I would be very curious to hear what type of reliability problems you
have seen with LTO.  I have posted here before, but we have been
experiencing an incredibly high number of read errors with our 3584 LTO
library.  We regularly see errors when trying to restore data from
tapes.  We have been auditing volumes recently and have seen errors on a
tape during one audit, and then audit again, with no errors.  There is
no discernable pattern to these errors (across multiple tapes and
multiple drives).  Due to the nature of the data we are backing up, the
data does not change often (and therefore the tapes are generally
written to once, and the data stays there), so over-used tapes should
not be an issue.  

Anything that you could share with the list, or me directly, would be
greatly appreciated.

Thanks.
Peter

Peter Ford
System Engineer


Stentor, Inc.
 5000 Marina Blvd, 
 Brisbane, CA 94005-1811  
 Main Phone: 650-228-
 Fax: 650 228-5566 
 http://www.stentor.com
 [EMAIL PROTECTED] 

 


 



Re: Tape Reliability Recommendations

2003-02-19 Thread Stapleton, Mark
-Original Message-
From: Peter Ford [mailto:[EMAIL PROTECTED]] 
As for reliability.  That turns out to be a very mixed bag. 
...snip...
For instance,
we have a site with a large fiber channel and LTO
configuration.  No end to
the problems so far and they are very serious problems.  Is 
this a result of
the tape technology?  I doubt it, but one never knows, do one?\

From: Kelly J. Lipp [mailto:[EMAIL PROTECTED]]
I would be very curious to hear what type of reliability 
problems you have seen with LTO.  I have posted here before, 
but we have been experiencing an incredibly high number of 
read errors with our 3584 LTO library.  We regularly see 
errors when trying to restore data from tapes.  We have been 
auditing volumes recently and have seen errors on a tape 
during one audit, and then audit again, with no errors.  
There is no discernable pattern to these errors (across 
multiple tapes and multiple drives).  Due to the nature of 
the data we are backing up, the data does not change often 
(and therefore the tapes are generally written to once, and 
the data stays there), so over-used tapes should not be an issue.  
 
Anything that you could share with the list, or me directly, 
would be greatly appreciated.

A problem we've had several times up here in the Great Dry North this
winter has been an environmental one.

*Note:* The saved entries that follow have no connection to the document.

template <int kP, int kThreads = 256, bool kBanded = false>
__global__ __launch_bounds__(kThreads) __attribute__((amdgpu_waves_per_eu(kThreads > 256 ? 6 : 4))) void k_fast_cells(
    ExtractArgs a, int tile_bytes, int band_rows)
{
    constexpr int kBlock = kThreads, kWaves = kThreads / 64;
    extern __shared__ __attribute__((aligned(16))) uint8_t smem[];
    __shared__ BlockScratchN<kWaves> bs;
    using QEntry = typename std::conditional<kP != 0, uint16_t, uint32_t>::type;
    constexpr int kQueue = 128 + 256;
    constexpr int kQueueWords = kWaves * kQueue * (int)sizeof(QEntry) / 4;
    constexpr int kUnitCap = 2 * kQueueWords;
    __shared__ __attribute__((aligned(16))) uint32_t qbuf[kQueueWords];
    __shared__ int s_left[kWaves];
    uint16_t* ulist = reinterpret_cast<uint16_t*>(qbuf);
    const int f = blockIdx.y, tid = threadIdx.x, lane = tid & 63, wv = tid >> 6;
    QEntry* cand = reinterpret_cast<QEntry*>(qbuf) + wv * kQueue;
    const int clear16 = (tile_bytes + tile_bytes / 32) >> 4;
    auto clear_maps_at = [&](uint8_t* sm) {
        for (int i = tid; i < clear16; i += kBlock) reinterpret_cast<uint4*>(sm)[i] = make_uint4(0, 0, 0, 0);
    };
    auto process = [&](const int cell, uint8_t* const tile, uint8_t* const sm) {
    const CellGeom C = cget(a.cells, cell);
    int32_t* count_out = a.cell_count + (size_t)f * a.ncells + cell;
    if (!C.valid) {
        if (tid == 0) *count_out = 0;
        return;
    }
    const LevelGeom L = cget(a.levels, C.level);
    const int roi_x = kEdge + C.ini_x, x_al = roi_x & ~15, sh = roi_x - x_al;
    const int hx = C.hx, hy = C.hy;
    const int nq16 = (sh + hx + 15) >> 4;
    const int P = kP ? kP : 16 * nq16, nq = P >> 2;
    const LevelSrc ls = level_src(a, f, C.level, L.off, L.stride);
    const int lstride = ls.stride;
    const uint8_t* src = ls.base + (size_t)(kEdge + C.ini_y) * lstride + x_al;
    uint32_t* tile32 = reinterpret_cast<uint32_t*>(tile);
    uint32_t* sm32 = reinterpret_cast<uint32_t*>(sm);
    uint32_t* kept = tile32;
    uint32_t* nz = reinterpret_cast<uint32_t*>(sm + tile_bytes);
    FP_T0();
    auto load_tile = [&](int w0, int wh) {
        uint4* t16 = reinterpret_cast<uint4*>(tile32);
        const uint8_t* src_w = src + (size_t)w0 * lstride;
        const int n = wh * nq16;
        const float inv16 = 1.0f / (float)nq16;
        auto row_of = [&](int i) { return (int)(((float)i + 0.5f) * inv16); };
        for (int u0 = 0; u0 < n; u0 += 4 * kBlock) {
            const int i0 = min(u0 + tid, n - 1), i1 = min(u0 + kBlock + tid, n - 1);
            const int i2 = min(u0 + 2 * kBlock + tid, n - 1), i3 = min(u0 + 3 * kBlock + tid, n - 1);
            const int r0 = row_of(i0), r1 = row_of(i1), r2 = row_of(i2), r3 = row_of(i3);
            const int c0 = i0 - r0 * nq16, c1 = i1 - r1 * nq16, c2 = i2 - r2 * nq16, c3 = i3 - r3 * nq16;
            const uint4 v0 = *reinterpret_cast<const uint4*>(src_w + (uint32_t)(r0 * lstride + 16 * c0));
            const uint4 v1 = *reinterpret_cast<const uint4*>(src_w + (uint32_t)(r1 * lstride + 16 * c1));
            const uint4 v2 = *reinterpret_cast<const uint4*>(src_w + (uint32_t)(r2 * lstride + 16 * c2));
            const uint4 v3 = *reinterpret_cast<const uint4*>(src_w + (uint32_t)(r3 * lstride + 16 * c3));
            t16[r0 * (P >> 4) + c0] = v0;
            t16[r1 * (P >> 4) + c1] = v1;
            t16[r2 * (P >> 4) + c2] = v2;
            t16[r3 * (P >> 4) + c3] = v3;
        }
    };
    auto clear_maps = [&]() { clear_maps_at(sm); };
    auto clear_kept = [&]() {
        for (int i = tid; i < (tile_bytes >> 7); i += kBlock) reinterpret_cast<uint4*>(kept)[i] = make_uint4(0, 0, 0, 0);
    };
    const int c_lo = 3 + sh, c_hi = hx - 4 + sh;
    const int q0 = c_lo >> 2, nqe = c_hi >= c_lo ? (c_hi >> 2) - q0 + 1 : 0;
    const int j_lo = c_lo & 3, j_hi = c_hi & 3;
    const uint32_t k64 = 0x64646464u;
    auto score_pass = [&](const int tmin, const int sr0, const int nrows) {
        const int nunits = max(nrows, 0) * nqe;
        if (nunits <= 0) return;
        auto set_nz = [&](int p) { atomicOr(&nz[p >> 7], 1u << ((p >> 2) & 31)); };
        auto score_pair = [&](int pa, int pb, bool has_a, bool has_b) {
            if (!has_a) return;
            const uint32_t rb = fast_arc2(tile, pa, pb, P);
            const int Sa = (int)(int16_t)rb - 1, Sb = ((int32_t)rb >> 16) - 1;
            if (Sa >= tmin) {
                sm[pa] = (uint8_t)Sa;
                set_nz(pa);
            }
            if (has_b && Sb >= tmin) {
                sm[pb] = (uint8_t)Sb;
                set_nz(pb);
            }
        };
        const orbx_h2 T1 = {(_Float16)(tmin + 1), (_Float16)(tmin + 1)};
        auto cut_mask = [](bool c) {
            const uint32_t m = __builtin_amdgcn_readfirstlane(c ? ~0u : 0u);
            uint64_t r = ((uint64_t)m << 32) | m;
            asm("" : "+s"(r));
            return r;
        };
        const uint64_t cutA0 = cut_mask(j_lo > 0), cutA1 = cut_mask(j_lo > 1), cutA2 = cut_mask(j_lo > 2);
        const uint64_t cutB1 = cut_mask(j_hi < 1), cutB2 = cut_mask(j_hi < 2), cutB3 = cut_mask(j_hi < 3);
        typedef __attribute__((address_space(3))) QEntry LdsEntry;
        const uint32_t cand_lds = __builtin_amdgcn_readfirstlane((uint32_t)(uintptr_t)(LdsEntry*)cand);
        constexpr int kEsh = sizeof(QEntry) == 2 ? 1 : 2;
        uint32_t qe = cand_lds;
        auto compass = [&](const int pos, const int qr, const uint64_t live) {
            const uint32_t* row = reinterpret_cast<const uint32_t*>(tile + pos);
            const uint32_t mid = row[0];
            const uint32_t lo = row[-1], hi = row[1];
            const uint32_t up = row[-3 * nq], dn = row[3 * nq];
            const uint32_t p4w = __builtin_amdgcn_alignbyte(hi, mid, 3);
            const uint32_t p12w = __builtin_amdgcn_alignbyte(mid, lo, 1);
            uint32_t xw[2];
#pragma unroll
            for (int hf = 0; hf < 2; hf++) {
                const uint32_t sel = hf ? 0x04030401u : 0x04020400u;
                const orbx_h2 v = h2_bytes(mid, k64, sel);
                const orbx_h2 p0 = h2_bytes(dn, k64, sel), p4 = h2_bytes(p4w, k64, sel);
                const orbx_h2 p8 = h2_bytes(up, k64, sel), p12 = h2_bytes(p12w, k64, sel);
                const orbx_h2 A = __builtin_elementwise_maximum(__builtin_elementwise_minimum(p4, p12),
                                                                __builtin_elementwise_minimum(p0, p8));
                const orbx_h2 B = __builtin_elementwise_minimum(__builtin_elementwise_maximum(p4, p12),
                                                                __builtin_elementwise_maximum(p0, p8));
// ... 145 lines not shown
            if (bits) atomicOr(&kept[idx >> 3], bits << (4 * (idx & 7)));
        };
        const int nw = (wh * nq + 31) >> 5;
        const int pw = (nw + kBlock - 1) / kBlock;
        const int w0 = min(tid * pw, nw), w1 = min(w0 + pw, nw);
        int cnt = 0;
        for (int w = w0; w < w1; w++) cnt += __popc(nz[w]);
        int total;
        const int off0 = block_exclusive_scan(cnt, &total, bs, 1);
        for (int base = 0; base < total; base += kUnitCap) {
            if (base > 0) __syncthreads();
            if (cnt && off0 < base + kUnitCap && off0 + cnt > base) {
                int off = off0;
                for (int w = w0; w < w1; w++) {
                    uint32_t b = nz[w];
                    while (b) {
                        const int bit = __builtin_ctz(b);
                        b &= b - 1;
                        if (off >= base && off < base + kUnitCap) ulist[off - base] = (uint16_t)(32 * w + bit);
                        off++;
                    }
                }
            }
            __syncthreads();
            const int n = min(total - base, kUnitCap);
#ifdef ORBX_FAST_PROFILE
            if (tid == 0) FP_ADD(16, n);
            if (tid == 0) FP_ADD(17, (n + kBlock - 1) / kBlock);
#endif
            for (int i = tid; i < n; i += kBlock) nms_unit((int)ulist[i]);
        }
        return c1;
    };
    uint32_t* out = a.cell_lists + (size_t)f * a.list_entries + C.list_off;
    auto compact = [&](const int t, const int tmin, const int w0, const int wh, const int out_base) {
        const int nkw = (wh * P + 31) >> 5;
        const int per = (nkw + kBlock - 1) / kBlock;
        const int ka = min(tid * per, nkw), kb = min(ka + per, nkw);
        const bool all_kept = t == tmin;
#ifdef ORBX_FAST_PROFILE
        if (tid == 0) FP_ADD(18, per);
#endif
        int cnt = 0;
        for (int k = ka; k < kb; k++) {
            uint32_t b = kept[k];
            if (all_kept) {
                cnt += __popc(b);
            } else {
                while (b) {
                    const int bit = __builtin_ctz(b);
                    b &= b - 1;
                    cnt += sm[32 * k + bit] >= t;
                }
            }
        }
        int total;
        int off = out_base + block_exclusive_scan(cnt, &total, bs, 1);
        if (cnt) {
            for (int k = ka; k < kb; k++) {
                uint32_t b = kept[k];
                while (b) {
                    const int bit = __builtin_ctz(b);
                    b &= b - 1;
                    const int pos = 32 * k + bit;
                    const int s = sm[pos];
                    if (s >= t) {
                        if (off < C.list_cap) {
                            const int r = w0 + pos / P, cc = pos % P - sh;
                            out[off] = ((uint32_t)s << 24) | ((uint32_t)(C.ini_y + r) << 12) | (uint32_t)(C.ini_x + cc);
                        }
                        off++;
                    }
                }
            }
        }
        return total;
    };
    auto band = [&](const int b0, const int b1, const int tmin, const bool loaded = false) {
        const int w0 = max(0, b0 - 4), wh = min(hy, b1 + 4) - w0;
        const int s0 = max(3, b0 - 1), s1 = min(hy - 4, b1);
        if (!loaded) {
            FP_MARK(7);
            load_tile(w0, wh);
            FP_MARK(5);
            clear_maps();
            FP_MARK(6);
            __syncthreads();
        }
        FP_MARK(0);
        score_pass(tmin, s0 - w0, s1 - s0 + 1);
        __syncthreads();
        FP_MARK(1);
        clear_kept();
        __syncthreads();
        const int n1 = block_sum(nms_pass(b0 - w0, b1 - w0, wh), bs, 0);
        __syncthreads();
        return n1;
    };
    int n1 = 0, written = 0;
    if constexpr (kBanded) {
        const int brows = band_rows > 0 ? band_rows : hy;
        for (int b0 = 3; b0 < hy - 3; b0 += brows) {
            const int b1 = min(b0 + brows, hy - 3);
            n1 += band(b0, b1, a.fast_th);
            written += compact(a.fast_th, a.fast_th, max(0, b0 - 4), min(hy, b1 + 4) - max(0, b0 - 4), written);
            __syncthreads();
        }
        if (n1 <= 3) {
            const int tmin2 = a.fast_th > a.fast_th_low ? a.fast_th_low : a.fast_th;
            written = 0;
            for (int b0 = 3; b0 < hy - 3; b0 += brows) {
                const int b1 = min(b0 + brows, hy - 3);
                band(b0, b1, tmin2);
                written += compact(a.fast_th_low, tmin2, max(0, b0 - 4), min(hy, b1 + 4) - max(0, b0 - 4), written);
                __syncthreads();
            }
        }
    } else if (hy > 6) {
        int tmin_final = a.fast_th;
        n1 = band(3, hy - 3, a.fast_th);
        FP_MARK(2);
        if (a.fast_th > a.fast_th_low && n1 <= 3) {
            if (threadIdx.x == 0) FP_ADD(8, 1);
            tmin_final = a.fast_th_low;
            band(3, hy - 3, a.fast_th_low);
            FP_MARK(3);
        }
        written = compact(n1 <= 3 ? a.fast_th_low : a.fast_th, tmin_final, 0, hy, 0);
    }
    if (tid == 0) {
        *count_out = written;
        if (written > C.list_cap) atomicOr(a.error_flags, 1);
    }
    FP_MARK(4);
    if (tid == 0) FP_ADD(9, 1);
    };
    process(blockIdx.x, smem, smem + tile_bytes);
}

The 3583 library is fairly
vulnerable to a lack of humidity. While the docs say that 20% is the
minimum required for proper operation, we've found that 40% is really
the minimum needed, particularly in server rooms that are not really
equipped as server rooms; i.e., carpet on the floor, no raised floor,
lots of foot traffic, etc. If you can scoot your feet around, touch the
outside of the library cabinet, and get **zapped**, you've got a
problem. (Your server room should be at 40% in any event; tape 'floats'
best across tape heads at that humidity.)

IBM found a workaround for the lack of humidity. At two sites I've been
to, they've taken one of those yellow-and-green grounding straps they
use to ground mainframe boxes, and attached the library's outside panel
to a decent ground. One customer went from multiple, daily, severe
problems to no problems at all in one day. (Many thanks go to Bryan
Hanson, IBM tape Top Gun, for the fix.)

The problem is that the 3583 is a complex machine that combines many
moving mechanical parts and electronics in a relatively small metal box.
When you send a charge through the box, its relatively small surface
area allows a substantial charge through the box, rather than
dissipating it across its surface. Larger libraries (like the 3584) can
dissipate the charge faster and are therefore less vulnerable.

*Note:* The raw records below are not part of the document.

constexpr int CS_MAX = 8;
__device__ __forceinline__ void st_ll_dsmem(const uint2* local_slot, unsigned peer, unsigned data, unsigned epoch) {
    unsigned remote;
    asm volatile("mapa.shared::cluster.u32 %0, %1, %2;" : "=r"(remote) : "r"(smem_u32(local_slot)), "r"(peer));
    asm volatile("st.shared::cluster.v2.u32 [%0], {%1, %2};" ::"r"(remote), "r"(data), "r"(epoch) : "memory");
}
__device__ __forceinline__ uint4 ld_ll2_smem(const uint2* p) {
    uint4 v;
    asm volatile("ld.volatile.shared.v4.u32 {%0, %1, %2, %3}, [%4];" : "=r"(v.x), "=r"(v.y), "=r"(v.z), "=r"(v.w) : "r"(smem_u32(p)) : "memory");
    return v;
}
__device__ __forceinline__ void cluster_sync_all() {
    asm volatile("barrier.cluster.arrive.release.aligned;" ::: "memory");
    asm volatile("barrier.cluster.wait.acquire.aligned;" ::: "memory");
}

struct Cand {
    unsigned long long key;
    int pos;
    int row;
};

__device__ __forceinline__ Cand warp_argmax(Cand c) {
    const unsigned hi = (unsigned)(c.key >> 32), lo = (unsigned)c.key;
    const unsigned m1 = __reduce_max_sync(0xffffffffu, hi);
    bool in = (hi == m1);
    const unsigned m2 = __reduce_max_sync(0xffffffffu, in ? lo : 0u);
    in = in && (lo == m2);
    const unsigned m3 = __reduce_min_sync(0xffffffffu, in ? (unsigned)c.pos : (unsigned)INT_MAX);
    const unsigned ballot = __ballot_sync(0xffffffffu, in && (unsigned)c.pos == m3);
    const int src = __ffs(ballot) - 1;
    Cand r;
    r.key = ((unsigned long long)m1 << 32) | m2;
    r.pos = (int)m3;
    r.row = __shfl_sync(0xffffffffu, c.row, src);
    return r;
}
__device__ __forceinline__ bool better(const Cand& a, const Cand& b) {
    return a.key > b.key || (a.key == b.key && a.pos < b.pos);
}
__device__ __forceinline__ Cand block_argmax(Cand c, unsigned long long* red_key, int* red_pos, int* red_row, int& rb) {
    Cand w = warp_argmax(c);
    const int warp = threadIdx.x >> 5;
    const int o = rb * PT_WARPS;
    rb ^= 1;
    if ((threadIdx.x & 31) == 0) {
        red_key[o + warp] = w.key;
        red_pos[o + warp] = w.pos;
        red_row[o + warp] = w.row;
    }
    __syncthreads();
    Cand best{red_key[o], red_pos[o], red_row[o]};
#pragma unroll
    for (int i = 1; i < PT_WARPS; ++i) {
        Cand x{red_key[o + i], red_pos[o + i], red_row[o + i]};
        if (better(x, best)) best = x;
    }
    return best;
}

Don't trust those Wal-Mart temperature/humidity meters. If you're having
3583 problems that can't seem to get fixed, and your environment looks
like the one I've described above, get a good meter and check your
server room.

--
Mark Stapleton ([EMAIL PROTECTED]) 



Re: Tape Reliability Recommendations

2003-02-19 Thread Prather, Wanda
Adding a bit of my own experience to Kelley's:

Even though we are all using TSM, we use the hardware differently.

At one time we had two DLT libraries, with libraries and drives provided by
the same vendor.
Identical hardware, manufacturer, media, and microcode, same level of TSM
running each.

One we got perfect reliability, the other was a nightmare - constant read
and write errors, and many drive failures.  We couldn't stop the problems,
even after replacing all the drives, more than once.  After a LOT of time
spent with the vendor and hardware gurus, we finally learned:

Part of it is just the total load on the hardware, and the other part is the
TYPE of backups you run.

- If you are doing a LOT OF TINY files - for example, workstation/desktop
backups - you will get a tremendous amount of start/stop activity (or call
it backhitch, or repositioning, whatever) during migration to the tape, and
during reclaims.  TSM uses tape almost like a direct access device, and this
pushes the media and the drive to their max capability.  You need the best
drive mechanics and the best media you can buy.  And you will need to be on
GOOD TERMS with your vendor and stay on top of those microcode levels.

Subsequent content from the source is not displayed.